Tuesday, July 12, 2011

Varies of reward in the brain.

Smith et al. do some interesting tracking of the different circuits that are active in different kinds of reward in the brain. Here is their summary (which is a bit less technical than the abstract pointed to by the link):

Reward can be separated into several components, which include sensory pleasure (liking), incentive motivation triggered by related cues (wanting), and predictive associations that allow cues to raise expectations of the pleasure to come (learning). Attraction to food in the refrigerator when hungry, for example, involves learned predictions of tasty treats, motivation to eat, and finally, pleasure enjoyed on eating. In the brain, signals for each of these components are funneled together through looping pathways connecting the nucleus accumbens with the ventral pallidum (VP), which form a circuit mediating motivation, behavior, and emotions. This circuit is crucial for healthy reward processing, and its dysfunction plays a special role in pathological drug addiction, eating disorders, and emotional disorders. However, it is not known how the different reward components are kept separate within this circuit. If they are funneled together, how are they independently encoded as distinct signals? Here, we report that distinct signatures of neuronal firing in the VP track each reward component. We also report that selective enhancements of liking vs. wanting brought about by specific neurochemical activations in nucleus accumbens can be tracked independently from one another in downstream firing of VP neurons, all without distorting signals related to prediction of reward.


4 comments:

Charles said...

Thank you! You’re turning out to be one of the best resources on Twitter.

Lee Charles Kelley said...

You do realize, don't you, that there's no such thing as a "reward pathway" in the brain? That dopamine is released when we experience changes in the environment, both positive and negative? simple pattern recognition?

The behavioral science literature is very clear that positive reinforcements can only be determined after the fact by reviewing the scientific data and examining it for statistical trends in terms of a particular behavior's "response strength, meaning that whether a bit of food or words of praise act as a reward is dependent solely on how one reads the data. So if positive reinforcements are theoretical/statistical constructs, not tangible objects, events or markers, then how can an animal be rightly said to engage in a "reward-seeking" behavior? (True, positive reinforcements are technically not the same thing as "rewards," but that's not something that's easily explainable to the average dog owner, and even if it were, it's not something that's understood at all by the average dog!)

The pleasure principle -- the idea that organisms gravitate toward behaviors that provide pleasure and avoid those that cause pain -- actually gives us a more solid explanation for both "survival" and "reward-seeking" behaviors: animals are simply seeking pleasure and avoiding pain. (Interestingly, what the brain actually rewards is the act of paying attention to both positive and negative experiences.)

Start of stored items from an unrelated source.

+        const int Lk = pos + 1;
+        if (threadIdx.x < E) s_posq[threadIdx.x] = a.pos_queries[(size_t)min(pos, a.npos - 1) * E + threadIdx.x];
+        {
+#pragma unroll
+            for (int rr = 0; rr < RPW; ++rr)
+                if (picked[rr] >= 0 && lane == pos) tokv[rr] = picked[rr];
+            ds_self_attn_rows<E, X3, RPW>(a.stab, a.kvtab, tokv, a.ntok, a.npos, Lk, pos, abuf + wave * RPW * PA, PA, ALO);
+        }
+        __syncthreads();
+        {
+            f32x4 acc[TN] = {};
+            ds_wave_gemm<E, TN, true, NPL>(abuf, PA, Wo, TILES, wave, wring, acc, 0, 0, ALO);
+            ds_prefetch<E, TN, NPL>(Wq, TILES, wave, wring);
+#pragma unroll
+            for (int t = 0; t < TN; ++t) {
+                const int tile = wave + DS_NW * t;
+                if (tile < TILES) {
+                    const int n = tile * 16 + 4 * g;
+                    const float4 bv = *reinterpret_cast<const float4*>(s_bo + n);
+                    const float4 pv = *reinterpret_cast<const float4*>(s_posq + n);
+                    f32x4 o = {acc[t][0] + bv.x + pv.x, acc[t][1] + bv.y + pv.y, acc[t][2] + bv.z + pv.z, acc[t][3] + bv.w + pv.w};
+                    *reinterpret_cast<f32x4*>(tl + r16 * PT + n) = o;
+                }
+            }
+        }
+        __syncthreads();
+        ds_layernorm_rows<E, X3>(tl, PT, abuf, PA, s_ln1_w, s_ln1_b, a.eps, wave, ALO);
+        __syncthreads();
+        {
+            f32x4 acc[TN] = {};
+            ds_wave_gemm<E, TN, true, NPL>(abuf, PA, Wq, TILES, wave, wring, acc, 0, 0, ALO);
+#pragma unroll
+            for (int t = 0; t < TN; ++t) {
+                const int tile = wave + DS_NW * t;
+                if (tile < TILES) {
+                    const int n = tile * 16 + 4 * g;
+                    const float4 bv = *reinterpret_cast<const float4*>(s_bq + n);
+                    const f32x4 o = {acc[t][0] + bv.x, acc[t][1] + bv.y, acc[t][2] + bv.z, acc[t][3] + bv.w};
+                    const f32x4 q = {o[0] * a.scale, o[1] * a.scale, o[2] * a.scale, o[3] * a.scale};
+                    *reinterpret_cast<f32x4*>(qs + r16 * E + n) = q;
+                }
+            }
+        }
+        __syncthreads();
+
+        {
+            const int kl = lane / 4, dl = lane % 4;
+#pragma unroll 1
+            for (int pr = wave; pr < DS_ROWS * H; pr += DS_NW) {
+                const int img = pr / H, h = pr - img * H, b = row0 + img;
+                if (b >= M) break;
+                float acc[8];
+                ca24_pair(a.kmem, a.vmem, a.plane_elems, (size_t)b * H + h, qs + img * E + h * DEC_HD, acc, [] {});
+                if (kl == 0) {
+                    bf16x8 hi, lo;
+#pragma unroll
+                    for (int j = 0; j < 8; ++j) { hi[j] = from_f32<bf16_t>(acc[j]); lo[j] = from_f32<bf16_t>(acc[j] - to_f32(hi[j])); }
+                    *reinterpret_cast<bf16x8*>(abuf + img * PA + h * DEC_HD + dl * 8) = hi;
+                    *reinterpret_cast<bf16x8*>(abuf + ALO + img * PA + h * DEC_HD + dl * 8) = lo;
+                }
+            }
+        }
+        ds_prefetch<E, TN, NPL>(Wco, TILES, wave, wring);
+        __syncthreads();
+        {
+            f32x4 acc[TN] = {};
+            ds_wave_gemm<E, TN, true, NPL>(abuf, PA, Wco, TILES, wave, wring, acc, 0, 0, ALO);
+            ds_prefetch<E, TN1, NPL>(W1, FS / 16, wave, wring);
+#pragma unroll
+            for (int t = 0; t < TN; ++t) {
+                const int tile = wave + DS_NW * t;
+                if (tile < TILES) {
+                    const int n = tile * 16 + 4 * g;
+                    const float4 bv = *reinterpret_cast<const float4*>(s_bco + n);
+                    f32x4* p = reinterpret_cast<f32x4*>(tl + r16 * PT + n);
+                    f32x4 o = *p;
+                    o[0] += acc[t][0] + bv.x; o[1] += acc[t][1] + bv.y; o[2] += acc[t][2] + bv.z; o[3] += acc[t][3] + bv.w;
+                    *p = o;
+                }
+            }
+        }
+        __syncthreads();
+        ds_layernorm_rows<E, X3>(tl, PT, abuf, PA, s_ln2_w, s_ln2_b, a.eps, wave, ALO);
+        __syncthreads();
+#pragma unroll 1
+        for (int sp = 0; sp < DS_SPLIT; ++sp) {
+            {
+                f32x4 acc[TN1] = {};
+                ds_wave_gemm<E, TN1, true, NPL>(abuf, PA, W1 + (size_t)sp * (FS / 16) * (E / 64) * (1024 * NPL), FS / 16, wave, wring, acc, 0, 0, ALO);
+                ds_prefetch<FS, TN, NPL>(W2, TILES, wave, wring, sp * (FS / 64), F / 64);
+#pragma unroll
+                for (int t = 0; t < TN1; ++t) {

http://www.psychologytoday.com/blog/my-puppy-my-self/201107/unified-dog-theory-xx-the-joy-biting-toys-in-play

If my memory serves me, you're a cat lover, but I'm still curious as to your thoughts on this.

LCK

Deric said...

How do you explain why drugs addicts continue to obsessively seek drugs after their pleasure effect has entirely habituated and vanished. Or, that some people seems quite content with grimly repeating work habits or hobbies like bridge, evidencing and reporting no pleasure in the activity?

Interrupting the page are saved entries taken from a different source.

template <bool SEMI, bool TOV>
__global__ __launch_bounds__(256) void wino2p_finish_kernel(const ConvParams p, const int npad, const int halo, const int PL) {
    constexpr int N = 6, M = 4;
    extern __shared__ __attribute__((aligned(16))) float fsm[];
    const int tid = threadIdx.x;
    const int G = p.Nh * p.Nw, Wp = TOV ? p.Hout + 2 : p.y_hs, plane = TOV ? Wp * Wp : p.y_cs;
    const float lo = p.act == ACT_RELU ? 0.f : -__builtin_inff();
    const size_t cstride = (size_t)p.Cout * npad;
    const int nbg = (p.B + PL - 1) / PL;
    for (int item = blockIdx.x; item < p.Cout * nbg; item += gridDim.x) {
        const int mrow = item / nbg;
        const int b0 = (item - mrow * nbg) * PL;
        const int npl = p.B - b0 < PL ? p.B - b0 : PL;
        for (int i = tid; i < npl * plane; i += 256) fsm[i] = 0.f;
        __syncthreads();
        const float sc = p.scale ? p.scale[mrow] : 1.f, sf = p.shift ? p.shift[mrow] : 0.f;
        for (int t = tid; t < npl * G; t += 256) {
            const int pl = p.dS.div(t);
            const int s = t - pl * G;
            const int sh = p.dW.div(s);
            const int sw = s - sh * p.Nw;
            const int n = b0 * G + t;
            const float* __restrict__ src = p.part + ((size_t)mrow * (npad >> 6) + (n >> 6)) * ((SEMI ? N * M : N * N) * 64) + (n & 63);
            float tt[N][M];
#pragma unroll
            for (int a = 0; a < N; ++a) {
                if constexpr (SEMI) {
#pragma unroll
                    for (int v = 0; v < M; ++v) tt[a][v] = src[(a * M + v) * 64];
                } else {
                    float m[N], y[M];
#pragma unroll
                    for (int c = 0; c < N; ++c) m[c] = src[(a * N + c) * 64];
                    wax_at<0>(m, y);
#pragma unroll
                    for (int v = 0; v < M; ++v) tt[a][v] = y[v];
                }
            }
            float* __restrict__ o = fsm + pl * plane + (halo + M * sh) * Wp + halo + M * sw;
#pragma unroll
            for (int v = 0; v < M; ++v) {
                float m[N], y[M];
#pragma unroll
                for (int a = 0; a < N; ++a) m[a] = tt[a][v];
                wax_at<0>(m, y);
#pragma unroll
                for (int u = 0; u < M; ++u)
                    if (M * sh + v < p.Hout && M * sw + u < p.Hout) o[v * Wp + u] = wino_act(y[u], sc, sf, lo);
            }
        }
        __syncthreads();
        if constexpr (TOV) {
            for (int t = tid; t < npl * G; t += 256) {
                const int pl = p.dS.div(t);
                const int s = t - pl * G;
                const int sh = p.dW.div(s);
                const int sw = s - sh * p.Nw;
                const float* __restrict__ win = fsm + pl * plane + M * sh * Wp + M * sw;
                float tt[N][N];
#pragma unroll
                for (int jc = 0; jc < N; ++jc) {
                    float r[N], v[N];
#pragma unroll
                    for (int ir = 0; ir < N; ++ir) r[ir] = win[ir * Wp + jc];
                    wax_bt<0>(r, v);
#pragma unroll
                    for (int ir = 0; ir < N; ++ir) tt[ir][jc] = v[ir];
                }
                float* __restrict__ dst = p.y + (size_t)mrow * npad + (size_t)b0 * G + t;
#pragma unroll
                for (int bb = 0; bb < N; ++bb) {
                    float v[N];
                    wax_bt<0>(tt[bb], v);
#pragma unroll
                    for (int a = 0; a < N; ++a) dst[(size_t)(a * N + bb) * cstride] = v[a];
                }
            }
        } else {
            for (int pl = 0; pl < npl; ++pl)
                wino2_copy_out(fsm + pl * plane, p.y + (size_t)(b0 + pl) * p.y_bs + (size_t)mrow * p.y_cs, plane, tid);
        }
        __syncthreads();
    }
}

template <int PROD, int CONS>
__global__ __launch_bounds__(256) void wino_handoff_kernel(const ConvParams p, const int npad, const int CB, const int On, const int halo,
                                                           const int SG, const FastDiv dG1, const FastDiv dG2, const FastDiv dOp,
                                                           const FastDiv dOp2, const FastDiv dSG) {
    extern __shared__ __attribute__((aligned(16))) float hsm[];
    const int tid = threadIdx.x;
    const int Op = On + 2 * halo, hs = Op, ds = Op * Op, vol = ds * Op, org = halo * (ds + hs + 1);
    const int S = p.Nd * p.Nh * p.Nw;
    const int G1 = PROD == 2 ? 8 * S : S;
    const int G2 = CONS == 2 ? vol : SG * SG * Op;
    const int ncb = (p.Cout + CB - 1) / CB;
    const float lo = p.act == ACT_RELU ? 0.f : -__builtin_inff();
    const bool vec2 = CONS == 2 && (Op & 1) == 0 && (reinterpret_cast<size_t>(p.y) & 7) == 0;
    for (int item = blockIdx.x; item < p.B * ncb; item += gridDim.x) {
        const int b = item / ncb;
        const int c0 = (item - b * ncb) * CB;
        const int nc = p.Cout - c0 < CB ? p.Cout - c0 : CB;
        for (int i = tid; i < nc * vol; i += 256) hsm[i] = 0.f;
        __syncthreads();
        for (int t = tid; t < nc * G1; t += 256) {
            const int cl = dG1.div(t);
            int g = t - cl * G1;
            const int mrow = c0 + cl;
            const float sc = p.scale ? p.scale[mrow] : 1.f, sf = p.shift ? p.shift[mrow] : 0.f;
            float* __restrict__ o = hsm + cl * vol + org;
            if constexpr (PROD <= 1) {
                constexpr int N = WAxis<PROD>::N, M = WAxis<PROD>::M;
                const int n = b * S + g;
                const int sd = p.dHW.div(g);
                g -= sd * p.Nh * p.Nw;
                const int sh = p.dW.div(g);
                const int pw = g - sh * p.Nw;
                const float* __restrict__ src = p.part + ((size_t)mrow * (npad >> 6) + (n >> 6)) * (N * N * 64) + (n & 63);
                float tt[N][M];
#pragma unroll
                for (int a = 0; a < N; ++a) {
                    float m[N], y[M];
#pragma unroll
                    for (int c = 0; c < N; ++c) m[c] = src[(a * N + c) * 64];
                    wax_at<PROD>(m, y);
#pragma unroll
                    for (int v = 0; v < M; ++v) tt[a][v] = y[v];
                }
                o += M * sd * ds + M * sh * hs + pw;
#pragma unroll
                for (int v = 0; v < M; ++v) {
                    float m[N], y[M];
#pragma unroll
                    for (int a = 0; a < N; ++a) m[a] = tt[a][v];
                    wax_at<PROD>(m, y);
#pragma unroll
                    for (int u = 0; u < M; ++u)
                        if (M * sd + u < p.Dout && M * sh + v < p.Hout) o[u * ds + v * hs] = wino_act(y[u], sc, sf, lo);
                }
            } else if constexpr (PROD == 2) {
                constexpr int NCLS = WinoKind<2>::NCLS, R = WinoKind<2>::R;
                const int pc = p.dS.div(g);
                g -= pc * S;
                const int rd = (pc >> 2) & 1, rh = (pc >> 1) & 1, rw = pc & 1;
                const int n = b * S + g;
                const int pd = p.dHW.div(g);
                g -= pd * p.Nh * p.Nw;
                const int q = p.dW.div(g);
                const int pw = g - q * p.Nw;
                const float* __restrict__ src = p.part + (size_t)pc * NCLS * 64 + ((size_t)mrow * (npad >> 6) + (n >> 6)) * (8 * NCLS * 64) + (n & 63);
                float m[NCLS], y[R];
#pragma unroll
                for (int c = 0; c < NCLS; ++c) m[c] = src[c * 64];
                wino_out<2>(m, y);
                o += (2 * pd * ds + 2 * q * hs + pw) * 2 + rd * ds + rh * hs + rw;
#pragma unroll
                for (int k = 0; k < R; ++k) o[wino_out_off<2>(k, ds, hs)] = wino_act(y[k], sc, sf, lo);
            } else {
                const int n = b * S + g;
                const float* __restrict__ src = p.part + (size_t)mrow * npad + n;
                const size_t zs = (size_t)p.Cout * npad;
                float sum = src[0];
                for (int z = 1; z < p.ksplit; ++z) sum += src[(size_t)z * zs];
                const int pd = p.dHW.div(g);
                g -= pd * p.Nh * p.Nw;
                const int ph = p.dW.div(g);
                const int pw = g - ph * p.Nw;
                float t1 = fmaf(sum, sc, sf);
                if (p.act == ACT_RELU) t1 = fmaxf(t1, fmaf(t1, p.slope, 0.f));
                o[pd * ds + ph * hs + pw] = t1;
            }
        }
        __syncthreads();
        const size_t base = ((size_t)b * p.Cout + c0) * G2;
        const size_t total = (size_t)p.B * p.Cout * G2;
        for (int t = tid; t < (CONS == 2 && vec2 ? 0 : nc * G2); t += 256) {
            const int cl = dG2.div(t);
            const int e = t - cl * G2;
            if constexpr (CONS <= 1) {
                constexpr int N = WAxis<CONS>::N, M = WAxis<CONS>::M;
                const int row = dOp.div(e);
                const int w = e - row * Op;
                const int sd = dSG.div(row);
                const int sh = row - sd * SG;
                const float* __restrict__ src = hsm + cl * vol + M * sd * ds + M * sh * hs + w;
                float tt[N][N];
#pragma unroll
                for (int a = 0; a < N; ++a) {
                    float r[N], v[N];
#pragma unroll
                    for (int c = 0; c < N; ++c) r[c] = (M * sd + a < Op && M * sh + c < Op) ? src[a * ds + c * hs] : 0.f;
                    wax_bt<CONS>(r, v);
#pragma unroll
                    for (int c = 0; c < N; ++c) tt[a][c] = v[c];
                }
#pragma unroll
                for (int c = 0; c < N; ++c) {
                    float r[N], v[N];
#pragma unroll
                    for (int a = 0; a < N; ++a) r[a] = tt[a][c];
                    wax_bt<CONS>(r, v);
#pragma unroll
                    for (int a = 0; a < N; ++a) p.y[(size_t)(a * N + c) * total + base + t] = v[a];
                }
            } else if (!vec2) {
                const int z = dOp2.div(e);
                const int r = dOp.div(e - z * ds);
                const bool rn = r + 1 < Op, zn = z + 1 < Op;
                const float* __restrict__ src = hsm + t;
                const float x00 = src[0];
                const float x01 = rn ? src[hs] : 0.f;
                const float dh0 = rn ? x00 - x01 : 0.f;
                const float x10 = zn ? src[ds] : 0.f;
                const float x11 = (rn && zn) ? src[ds + hs] : 0.f;
                const float dh1 = rn ? x10 - x11 : 0.f;
                float* __restrict__ dst = p.y + base + t;
                dst[0] = x00;
                dst[total] = dh0;
                dst[2 * total] = zn ? x00 - x10 : 0.f;
                dst[3 * total] = zn ? dh0 - dh1 : 0.f;
            }
        }
        if constexpr (CONS == 2) {
            if (vec2)
                for (int t = tid * 2; t < nc * G2; t += 512) {
                    const int cl = dG2.div(t);
                    const int e = t - cl * G2;
                    const int z = dOp2.div(e);
                    const int r = dOp.div(e - z * ds);
                    const bool rn = r + 1 < Op, zn = z + 1 < Op;
                    const wv2f zero = {0.f, 0.f};
                    const float* __restrict__ src = hsm + t;
                    const wv2f x00 = *reinterpret_cast<const wv2f*>(src);
                    const wv2f x01 = rn ? *reinterpret_cast<const wv2f*>(src + hs) : zero;
                    const wv2f dh0 = rn ? x00 - x01 : zero;
                    const wv2f x10 = zn ? *reinterpret_cast<const wv2f*>(src + ds) : zero;
                    const wv2f x11 = (rn && zn) ? *reinterpret_cast<const wv2f*>(src + ds + hs) : zero;
                    const wv2f dh1 = rn ? x10 - x11 : zero;
                    float* __restrict__ dst = p.y + base + t;
                    *reinterpret_cast<wv2f*>(dst) = x00;
                    *reinterpret_cast<wv2f*>(dst + total) = dh0;
                    *reinterpret_cast<wv2f*>(dst + 2 * total) = zn ? x00 - x10 : zero;
                    *reinterpret_cast<wv2f*>(dst + 3 * total) = zn ? dh0 - dh1 : zero;
                }
        }
        __syncthreads();
    }
}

Lee Charles Kelley, said...

I could just as easily ask why drug addicts continue to obsessively seek drugs after the "rewarding" effect has worn off? Are addicts seeking rewards when, after time, none are being provided by their drug of choice? Either way, they're not getting what they're looking for. But if we use Freud's definition of pleasure, which also includes the sudden release of internal tension, I think we'd be closer to the mark.

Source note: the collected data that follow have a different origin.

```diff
diff --git a/cn_chess_ai_amd/csrc/xq_refine.hip.h b/cn_chess_ai_amd/csrc/xq_refine.hip.h
--- a/cn_chess_ai_amd/csrc/xq_refine.hip.h
+++ b/cn_chess_ai_amd/csrc/xq_refine.hip.h
@@ -176,7 +176,7 @@
 __host__ __device__ inline size_t refine_cand_words(int G) { const size_t w = (size_t)G * 32; return w < 8192 ? 8192 : w; }
 __host__ __device__ inline size_t refine_wlist_bytes(int G) { return ((size_t)G * 32 * sizeof(uint16_t) + 15) & ~(size_t)15; }
 __host__ __device__ inline size_t refine_stage_bytes() { return (size_t)3 * 32 * 256 * sizeof(float); }
-template <int KFIX, bool TD = false>
+template <int KFIX, bool TD = false, bool STAGE = false>
 __global__ __launch_bounds__(256) void qmax_refine2_kernel(const float* __restrict__ R, int ranges, int gpr ,
                                                            const float* __restrict__ P1, const float* __restrict__ P2, int G, int n, long long ldp,
                                                            const float* __restrict__ na_all, const float* __restrict__ a_last, int K,
@@ -202,11 +202,11 @@
     unsigned long long st_pairs = 0, st_whole = 0;
     if (tid == 0) { st_pairs = stats[2 * blockIdx.x]; st_whole = stats[2 * blockIdx.x + 1]; }
     if (tid < 32) best[tid] = (int)0x80000000;
-    const bool stage_ok = KFIX > 0 && G <= 256;
+    const bool stage_ok = STAGE && KFIX > 0 && G <= 256;
     gbits[tid] = 0u;
     const int td_lane = tid & 63, td_w = tid >> 6;
     int td_a = -1; float td_r = 0.f, td_bo = 0.f; bool td_dn = false;
-    float zq[8];
+    float zq[8], td_z = 0.f;
     if (TD) {
         static_assert(!TD || KFIX == 256, "fused TD delta: 256-wide last hidden layer");
         if (td_lane < 8) {
@@ -230,6 +230,15 @@
     float m = kColmaxPadBias;
     for (int r = phase; r < ranges; r += 8) m = fmaxf(m, R[(long long)r * ldp + bc]);
     sv[phase][sl] = m;
+    if (TD) {
+#pragma unroll
+        for (int i = 0; i < 8; ++i) {
+            float z = zq[i];
+#pragma unroll
+            for (int off = 32; off > 0; off >>= 1) z += __shfl_xor(z, off, 64);
+            if (td_lane == i) td_z = z;
+        }
+    }
     __syncthreads();
     if (tid < 32) {
         m = sv[0][sl];
@@ -266,12 +275,12 @@
     }
     __syncthreads();
     const int singles = cnt, wholes = nexp;
-    for (int e0 = 0; e0 < singles; e0 += 64) {
-        float z[4];
-        int s2[4], row[4];
-        bool live[4];
-#pragma unroll
-        for (int r = 0; r < 4; ++r) {
+    for (int e0 = 0; e0 < singles; e0 += 32) {
+        float z[2];
+        int s2[2], row[2];
+        bool live[2];
+#pragma unroll
+        for (int r = 0; r < 2; ++r) {
             const int e = e0 + quarter + 16 * r;
             live[r] = e < singles;
             const uint32_t ent = cand[live[r] ? e : 0];
@@ -280,7 +289,7 @@
             z[r] = quarter_dot<KFIX>(a_last + (long long)(b0 + s2[r]) * K, W + (long long)row[r] * K, K, ql);
         }
 #pragma unroll
-        for (int r = 0; r < 4; ++r) {
+        for (int r = 0; r < 2; ++r) {
             z[r] = quarter_sum(z[r]) + bias[row[r]];
             if (live[r] && ql == 0 && z[r] == z[r]) atomicMax(&best[s2[r]], float_order_key(z[r]));
         }
@@ -376,25 +385,25 @@
     }
     if (TD) {
         float4 av[8], vv[8];
+        int td_lane2 = td_lane, td_w2 = td_w;
+        asm volatile("" : "+v"(td_a), "+v"(td_lane2), "+v"(td_w2));
 #pragma unroll
         for (int i = 0; i < 8; ++i) {
-            const int bb = min(b0 + td_w * 8 + i, n - 1);
+            const int bb = min(b0 + td_w2 * 8 + i, n - 1);
             const int a = __shfl(td_a, i, 64);
             const bool has_view = a >= 0 && a < 96 && a < T.view_kmax;
-            av[i] = *reinterpret_cast<const float4*>(T.a_s + (long long)bb * 256 + td_lane * 4);
-            vv[i] = has_view ? *reinterpret_cast<const float4*>(T.view + (long long)a * T.view_ld + td_lane * 4) : make_float4(0.f, 0.f, 0.f, 0.f);
+            av[i] = *reinterpret_cast<const float4*>(T.a_s + (long long)bb * 256 + td_lane2 * 4);
+            vv[i] = has_view ? *reinterpret_cast<const float4*>(T.view + (long long)a * T.view_ld + td_lane2 * 4) : make_float4(0.f, 0.f, 0.f, 0.f);
         }
 #pragma unroll
         for (int i = 0; i < 8; ++i) {
-            const int bb = b0 + td_w * 8 + i;
+            const int bb = b0 + td_w2 * 8 + i;
             const int a = __shfl(td_a, i, 64);
             const float r = __shfl(td_r, i, 64), bo = __shfl(td_bo, i, 64);
             const bool dn = __shfl((int)td_dn, i, 64) != 0;
             const bool live = a >= 0 && a < 96;
-            float z = zq[i];
-#pragma unroll
-            for (int off = 32; off > 0; off >>= 1) z += __shfl_xor(z, off, 64);
-            const float zm = float_from_key(best[td_w * 8 + i]);
+            const float z = __shfl(td_z, i, 64);
+            const float zm = float_from_key(best[td_w2 * 8 + i]);
             float q = 0.f, y = 0.f, delta = 0.f;
             if (live) {
                 q = tanhf(z + bo);
@@ -407,8 +416,8 @@
                     o.x = delta * vv[i].x * (1.f - av[i].x * av[i].x); o.y = delta * vv[i].y * (1.f - av[i].y * av[i].y);
                     o.z = delta * vv[i].z * (1.f - av[i].z * av[i].z); o.w = delta * vv[i].w * (1.f - av[i].w * av[i].w);
                 }
-                *reinterpret_cast<float4*>(T.dtop + (long long)bb * 256 + td_lane * 4) = o;
-                if (td_lane == 0) {
+                *reinterpret_cast<float4*>(T.dtop + (long long)bb * 256 + td_lane2 * 4) = o;
+                if (td_lane2 == 0) {
                     T.dsc[bb] = delta;
                     T.act[bb] = live ? a : -1;
                     T.qsa[bb] = q; T.yv[bb] = y;
```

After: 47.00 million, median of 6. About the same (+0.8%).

As to habitual repetition of behavioral patterns, that too is explained by Freud. "There really does exist in the mind a compulsion to repeat which overrides the pleasure principle." ("Beyond the Pleasure Principle," The Freud Reader,, 605) And: "Repetition, the re-experiencing of something identical, is clearly in itself a source of pleasure." (611)

Freud has gotten a bad rap for some of his theories, yet modern neuroscience is starting to validate some of the core principles of his psychology. He also predicted the discovery of the very neurochemicals found in the brain's "reward system."

My area of interest is dog training. So the management of compulsive behavior operates along simpler lines than what psychologists are faced with in human behavior. But in dogs it's pretty easy to see that these kinds of behaviors -- OCD or PTSD -- can be explained quite thoroughly by the idea that the animal is seeking a release of internal tension or stress. When the compulsive behavior doesn't provide that relief, the behavior continues or worsens. When the dog is given an alternative outlet/release for its internal tension, one that satisfies the dog's prey drive, the "dysfunctional" behaviors disappear.

In either case, human or dog, I don't think we can rightly say that the individual is seeking rewards, but rather a release of internal tension or stress. And they'll keep coming back to a behavior or object (snorting cocaine, chasing a cyclist) that previously brought about that feeling of release.